Documented in tol.classify

#' Classification by \emph{p}-value surfaces
#' 
#' Classifies observed case/control points according to an estimated 
#' \emph{p}-value surface.
#' 
#' 
#' This function takes in a relative risk surface computed with
#'  \code{\link{risk}} and corresponding p-value surface (the latter used for
#'  drawing tolerance contours), and attempts to classify both the case and 
#'  control points as either falling within or without contours drawn at a level
#'  of \code{cutoff}. Points that fall 'inside' the contours are deemed to be
#'  associated with p-values less than or equal to \code{cutoff} and hence are
#'  usually interpreted as being in spatial areas of significant risk. This is
#'  useful for identifying characteristics of points that fall inside
#'  'pockets of significance' as delineated by tolerance contours.
#'  
#'  Upon execution, the function first inspects the \code{rs} object to
#'  determine whether it possesses a \code{P} component (i.e. an internally
#'  computed p-value surface provided when \code{\link{risk}} is called with 
#'  optional argument \code{tolerate=TRUE}). If it exists, this is used. If not,
#'  the function then looks to see if the \code{pim} argument has been supplied.
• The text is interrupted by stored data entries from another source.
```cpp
static const char kHwQueuesVar[] = "GPU_MAX_HW_QUEUES";
static const int kHwQueuesNeeded = 8;
static int wz_env_hw_queues() {
    const char* v = getenv(kHwQueuesVar);
    if (!v || !v[0]) return 0;
    char* end = nullptr;
    const long n = strtol(v, &end, 10);
    while (*end == ' ' || *end == '\t') ++end;
    return (*end || n < 1 || n > 1 << 20) ? 0 : (int)n;
}
#ifndef WZ_KEEP_HOST_HW_QUEUES
__attribute__((constructor)) static void wz_runtime_defaults() {
    if (wz_env_hw_queues() < kHwQueuesNeeded) setenv(kHwQueuesVar, "8", 1);
// ... 208 lines not shown
            if (e->d_mbdbg) e->mb_groups[i] = groups;
            if (t) t->mark();
            if (groups > 1) {
                WzConvArgs r;
                memset(&r, 0, sizeof(r));
                r.bias = a.bp; r.res = a.res; r.out = a.out;
                r.M = a.M; r.hout = op.hout; r.wout = op.wout; r.cout = op.cout; r.n_pad = op.n_pad;
                r.act = WZ_ACT_NONE; r.out_mode = WZ_OUT_ACT; r.splitk = groups;
                WZ_STAMP_ARG(r);
                wz_launch_splitk_reduce(r, L.d_ws, s);
            }
        } else {
            if (!f32 && op.out_mode == WZ_OUT_ACT && op.ksize == 1 && op.dst_c == 0 && i + 1 < e->hdr.n_ops) {
                const WzOpDesc& nx = e->ops[i + 1];
                bool only = nx.kind == WZ_OP_CONV && nx.src == op.dst && nx.out_mode == WZ_OUT_ACT && op.res < 0 && nx.res < 0 &&
                            nx.dst_c == 0;
                for (uint32_t j = 0; only && j < e->hdr.n_ops; ++j)
                    if (j != i + 1 && (e->ops[j].src == op.dst || e->ops[j].res == op.dst)) only = false;
                if (only) {
                    auto conv_args = [&](const WzOpDesc& o) {
                        WzConvArgs c;
                        memset(&c, 0, sizeof(c));
                        c.in = L.tptr[o.src];
                        c.w = (const half_t*)(wbase + o.w_off);
                        c.bias = (const float*)(wbase + o.b_off);
                        c.out = L.tptr[o.dst];
                        c.M = n * o.hout * o.wout;
                        c.hin = o.hin; c.win = o.win; c.cin = o.cin;
                        c.hout = o.hout; c.wout = o.wout; c.cout = o.cout; c.n_pad = o.n_pad;
                        c.ksize = o.ksize; c.stride = o.stride; c.pad_t = o.pad_t; c.pad_l = o.pad_l; c.kc = o.kc;
                        c.act = o.act; c.out_mode = o.out_mode;
                        c.kchunks = o.ksize * o.ksize * o.kc;
                        c.splitk = 1;
                        return c;
                    };
                    WzConvArgs pa = conv_args(op);
                    const WzConvArgs pb = conv_args(nx);
                    if (wz_extras_pair_applies(pa, pb)) {
                        WZ_STAMP_ARG(pa);
                        wz_launch_extras_pair(pa, pb, n, s);
                        if (t) { t->mark(); t->mark(); t->mark(); t->mark(); }
                        ++i;
                        continue;
                    }
                }
            }
            WzConvArgs a;
            memset(&a, 0, sizeof(a));
            a.in = L.tptr[op.src];
            a.w = (const half_t*)(wbase + op.w_off);
            a.bias = (const float*)(wbase + op.b_off);
            a.res = op.res >= 0 ? L.tptr[op.res] : nullptr;
            a.M = n * op.hout * op.wout;
            a.hin = op.hin; a.win = op.win; a.cin = op.cin;
            a.hout = op.hout; a.wout = op.wout; a.cout = op.cout; a.n_pad = op.n_pad;
            a.ksize = op.ksize; a.stride = op.stride; a.pad_t = op.pad_t; a.pad_l = op.pad_l; a.kc = op.kc;
            a.act = op.act; a.out_mode = op.out_mode;
            a.kchunks = op.ksize * op.ksize * op.kc;
            if (op.out_mode == WZ_OUT_ACT && op.dst_c != 0) {
                a.out_cstride = op.dst_c;
                a.out_coff = op.dst_coff;
            }
            void* final_out;
            if (op.out_mode == WZ_OUT_ACT) {
                final_out = L.tptr[op.dst];
            } else if (op.out_mode == WZ_OUT_BOX) {
                final_out = L.d_box_enc;
                a.out_batch_stride = (int64_t)e->hdr.num_anchors * 4;
                a.out_off = (int64_t)op.anchor_off * 4;
            } else if (op.out_mode == WZ_OUT_CLS) {
                final_out = L.d_logits;
                a.out_batch_stride = (int64_t)e->hdr.num_anchors * e->hdr.num_classes;
                a.out_off = (int64_t)op.anchor_off * e->hdr.num_classes;
            } else {
                final_out = L.d_box_enc;
                a.out_batch_stride = (int64_t)e->hdr.num_anchors * 4;
                a.out_off = (int64_t)op.anchor_off * 4;
                a.out2 = L.d_logits;
                a.out2_batch_stride = (int64_t)e->hdr.num_anchors * e->hdr.num_classes;
                a.out2_off = (int64_t)op.anchor_off * e->hdr.num_classes;
                a.n_box = op.n_box;
            }
            a.zeros = e->d_zeros;
            a.dbg = e->d_mbdbg ? e->d_mbdbg + (size_t)i * 16 : nullptr;
            const bool makes_boxes = op.out_mode == WZ_OUT_HEAD || op.out_mode == WZ_OUT_BOX;
            if (makes_boxes) ++box_ops;
            if (op.out_mode != WZ_OUT_ACT) ++head_ops;
            if (f32) {
                int sk = !e->use_splitk ? 1 : wz_conv_f32_use_rs(a) ? wz_choose_splitk_rs_f32(a.M, a.n_pad, a.kchunks) : wz_choose_splitk(a.M, a.n_pad, a.kchunks / 2);
                const size_t slab32 = (((size_t)sk * a.M * a.n_pad * 4) + 255) & ~(size_t)255;
                if (sk > 1 && e->defer_heads && op.out_mode != WZ_OUT_ACT && heads.n < WZ_REDUCE_GROUP_MAX &&
                    slab32 + (e->ws_bytes >> 1) <= ws_top) {
                    ws_top -= slab32;
                    float* const park = reinterpret_cast<float*>(reinterpret_cast<unsigned char*>(L.d_ws) + ws_top);
                    a.splitk = sk;
                    a.ws = park;
                    a.out = final_out;
                    wz_launch_conv_f32(a, s, false);
                    if (t) { t->mark(); t->mark(); }
                    wz_reduce_group_add(heads, a, park);
                    if (makes_boxes) ++box_ops_grouped;
                    continue;
                }
                if (wz_conv_ws_f32_applies(a)) {
                    a.splitk = 1;
                    a.out = final_out;
                    wz_launch_conv_ws_f32(a, s);
                    if (t) { t->mark(); t->mark(); }
                    continue;
                }
                while (sk > 1 && (size_t)sk * a.M * a.n_pad * 4 > ws_top) --sk;
                a.splitk = sk;
                a.ws = L.d_ws;
                a.out = final_out;
                wz_launch_conv_f32(a, s);
                if (t) { t->mark(); t->mark(); }
                continue;
            }
            int sk = 1;
            if (e->use_splitk)
                sk = wz_conv_use_lds(a) ? wz_choose_splitk_lds(a.M, a.n_pad, a.kchunks) : wz_choose_splitk(a.M, a.n_pad, a.kchunks);
            bool to_wide = wide_T > 0 && wide.n < WZ_CONV_GROUP_MAX && wz_conv_wide_applies(a) && a.M >= e->wide_min_m;
            const size_t m16 = ((size_t)a.M + 15) & ~(size_t)15;
            if (to_wide) {
                const int wsk = ((a.kchunks >> 1) + wide_T - 1) / wide_T;
                if (heads.n < WZ_REDUCE_GROUP_MAX && ((((size_t)wsk * m16 * a.n_pad * 4) + 255) & ~(size_t)255) + (e->ws_bytes >> 1) <= ws_top)
                    sk = wsk;
                else
                    to_wide = false;
            }
            a.frag_ws = to_wide ? 1 : 0;
            const size_t slab = (((size_t)sk * (to_wide ? m16 : (size_t)a.M) * a.n_pad * 4) + 255) & ~(size_t)255;
            if ((sk > 1 || to_wide) && e->defer_heads && op.out_mode != WZ_OUT_ACT && heads.n < WZ_REDUCE_GROUP_MAX &&
                slab + (e->ws_bytes >> 1) <= ws_top) {
                ws_top -= slab;
                float* const park = reinterpret_cast<float*>(reinterpret_cast<unsigned char*>(L.d_ws) + ws_top);
                a.splitk = sk;
                a.out = park;
                if (to_wide) {
                    wz_conv_wide_group_add(wide, a);
                } else if (small.n < WZ_CONV_GROUP_MAX && wz_conv_groupable(a)) {
                    wz_conv_group_add(small, a);
                } else if (!(wz_conv_rs_groupable(a) && wz_conv_rs_group_add(big, a))) {
                    WZ_STAMP_ARG(a);
                    wz_launch_conv(a, s);
                }
                if (t) { t->mark(); t->mark(); }
                a.out = final_out;
                wz_reduce_group_add(heads, a, park);
                if (makes_boxes) ++box_ops_grouped;
                continue;
            }
            a.frag_ws = 0;
            if ((sk > 1 || a.M < 128) && wz_conv_ws_applies(a)) {
                a.splitk = 1;
                a.out = final_out;
                WZ_STAMP_ARG(a);
                wz_launch_conv_ws(a, s);
                if (t) { t->mark(); t->mark(); }
                continue;
            }
            while (sk > 1 && (size_t)sk * a.M * a.n_pad * 4 > ws_top) --sk;
            a.splitk = sk;
            if (sk > 1) {
                a.out = L.d_ws;
                WZ_STAMP_ARG(a);
                wz_launch_conv(a, s);
                if (t) t->mark();
                a.out = final_out;
                WZ_STAMP_ARG(a);
                wz_launch_splitk_reduce(a, L.d_ws, s);
            } else {
                a.out = final_out;
                WZ_STAMP_ARG(a);
                wz_launch_conv(a, s);
                if (t) t->mark();
            }
        }
        if (t) t->mark();
    }
    L.decode_fused = heads.n > 0 && box_ops > 0 && box_ops == box_ops_grouped && e->fuse_decode;
    L.cands_listed = with_post && L.decode_fused && head_ops == heads.n;
    wide.stamp = big.stamp = small.stamp = heads.stamp = nullptr;
    if (wide.n > 0) { WZ_STAMP_GROUP(wide); wz_launch_conv_wide_group(wide, s); }
    if (big.n > 0) { WZ_STAMP_GROUP(big); wz_launch_conv_rs_group(big, s); }
    if (t) t->mark();
    if (small.n > 0) { WZ_STAMP_GROUP(small); wz_launch_conv_group(small, s); }
    if (t) t->mark();
    if (L.decode_fused) {
        heads.decode = 1;
        heads.pc = e->pc;
        heads.anchors = L.post.anchors;
        heads.boxes = L.post.boxes;
        heads.valid = L.post.valid;
    }
    heads.list = L.cands_listed ? 1 : 0;
    if (L.cands_listed) {
        heads.hint_logit = L.post.hint_logit;
        heads.cbits = L.post.cbits;
        heads.cbits_words = (e->pc.num_anchors * e->pc.num_classes + 31) >> 5;
    }
    if (heads.n > 0) { WZ_STAMP_GROUP(heads); wz_launch_splitk_reduce_group(heads, s); }
    if (t) t->mark();
}

static void enqueue_post(wz_engine* e, Lane& L, bool rows, int n, StageTimer* t, bool decode_done = false, bool listed = false) {
    hipStream_t s = L.stream;
    if (!decode_done) wz_launch_decode(L.post, e->pc, n, s);
    if (t) t->mark();
#if WZ_LANE_STAMPS
    L.post.stamps_n = rows && L.m_stamps ? L.stamp_next : 0;
    L.post.stamps_host = rows && L.post.stamps_n ? L.m_stamps : nullptr;
#endif
    if (rows)
        wz_launch_nms(L.post, e->pc, n, s, L.d_desc, e->d_cams, L.m_rows, L.m_pass, listed, L.m_status);
    else
        wz_launch_nms(L.post, e->pc, n, s, nullptr, nullptr, nullptr, nullptr, listed);
    if (t) t->mark();
    if (rows && t) t->mark();
}

static void enqueue_batch(wz_engine* e, Lane& L, int n, StageTimer* t, int inner = 1) {
    hipStream_t s = L.stream;
    if (t) t->mark();
    const bool by_value = e->desc_by_value && n <= WZ_DESC_PACK;
    const bool zero_copy = !by_value && e->desc_zero_copy && L.h_desc_dev;
    if (!by_value && !zero_copy) (void)hipMemcpyAsync(L.d_desc, L.h_desc, sizeof(WzFrameDesc) * n, hipMemcpyHostToDevice, s);
    if (t) t->mark();
    wz_launch_repeat = inner;
    L.stamp_next = 1;
    wz_launch_preprocess(zero_copy ? L.h_desc_dev : L.d_desc, n, (int)e->hdr.input_size, L.tptr[input_tensor_index(e)], s,
                         input_is_pair(e), (zero_copy || by_value) ? L.d_desc : nullptr, e->hdr.resize_mode == 1,
                         by_value ? L.h_desc : nullptr, L.rows ? e->pre_rows_lds : 0);
    if (t) t->mark();
    enqueue_network(e, L, n, t);
    wz_launch_repeat = 1;
#ifdef WZ_DEV_BUILD
    L.post_modes[n | (L.rows ? 1 << 16 : 0)] = (L.decode_fused ? 1 : 0) | (L.cands_listed ? 2 : 0);
#endif
    enqueue_post(e, L, true, n, t, L.decode_fused, L.cands_listed);
}

int run_batch(wz_engine* e, int slot, int n) {
    Lane& L = e->lanes[slot];
    auto failed = [&]() -> int {
        const int op = L.launch_failed - 1;
        L.launch_failed = 0;
        return wz_fail(WZ_EFORMAT, "no %s kernel took op %d (%s) at batch %d",
                       e->ops[op].kind == WZ_OP_DWSEP ? "depthwise-separable" : "split-operand", op, e->ops[op].name, n);
    };
    const int key = n | (L.rows ? 1 << 16 : 0);
    L.key = key;
    bool graph = e->use_graph;
    if (graph && e->graph_adaptive) {
        graph = false;
        for (int li = 0; li < e->n_lanes && !graph; ++li)
            if (li != slot && e->lanes[li].done && hipEventQuery(e->lanes[li].done) == hipErrorNotReady) graph = true;
        (void)hipGetLastError();
    }
    auto ensure_graph = [&]() -> int {
        if (L.graphs.count(key)) return WZ_OK;
        hipGraph_t g = nullptr;
        HIPCHK(hipStreamBeginCapture(L.stream, hipStreamCaptureModeThreadLocal));
#if WZ_LANE_STAMPS
        L.launch_notes[key].clear();
        g_launch_sink = &L.launch_notes[key];
#endif
        L.lone = false;
        enqueue_batch(e, L, n, nullptr);
#if WZ_LANE_STAMPS
        g_launch_sink = nullptr;
#endif
        HIPCHK(hipStreamEndCapture(L.stream, &g));
        if (L.launch_failed) {
            (void)hipGraphDestroy(g);
            return failed();
        }
        size_t nodes = 0;
        if (hipGraphGetNodes(g, nullptr, &nodes) == hipSuccess) L.graph_nodes[key] = (int)nodes;
        if (e->desc_by_value && n <= WZ_DESC_PACK && nodes > 0) {
            std::vector<hipGraphNode_t> all(nodes);
            const void* want = wz_preprocess_func(input_is_pair(e), L.rows);
            if (hipGraphGetNodes(g, all.data(), &nodes) == hipSuccess)
                for (size_t k = 0; k < nodes; ++k) {
                    hipGraphNodeType ty;
                    hipKernelNodeParams kp;
                    if (hipGraphNodeGetType(all[k], &ty) == hipSuccess && ty == hipGraphNodeTypeKernel &&
                        hipGraphKernelNodeGetParams(all[k], &kp) == hipSuccess && kp.func == want) {
                        L.pre_nodes[key] = all[k];
                        break;
                    }
                }
            if (!L.pre_nodes.count(key)) {
                (void)hipGraphDestroy(g);
                return wz_fail(WZ_EHIP, "the resize kernel's node was not found in the captured graph");
            }
        }
        hipGraphExec_t ge = nullptr;
        HIPCHK(hipGraphInstantiate(&ge, g, nullptr, nullptr, 0));
        if (L.pre_nodes.count(key)) L.graph_src[key] = g;
        else (void)hipGraphDestroy(g);
        L.graphs.emplace(key, ge);
        return WZ_OK;
    };
    if (graph || (e->use_graph && !L.graphs.count(key))) {
        const int rc = ensure_graph();
// ... 1283 lines not shown
```

Before: 49470 frames/s.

#'  If it has, it must be a pixel \code{\link[spatstat.geom]{im}}age compatible
#'  with the risk surface in \code{rs$rr}. If neither \code{rs$P} nor \code{pim}
#'  is present, the function internally calls \code{\link{tolerance}} with 
#'  arguments supplied to \code{...} to produce the desired surface.
#'  
#'  The return object is a list that splits each of the case and control \code{\link[spatstat.geom]{ppp}}
#'  data objects (these are stored as \code{rs$f$pp} and \code{rs$g$pp}) in the
#'  originally supplied risk surface object) into two constituent \code{\link[spatstat.geom]{ppp}}
#'  objects -- one comprising the points inside the \code{cutoff} contours (\code{fin} and \code{gin}), the 
#'  other for those points outside the \code{cutoff} contours (\code{fout} and \code{gout}).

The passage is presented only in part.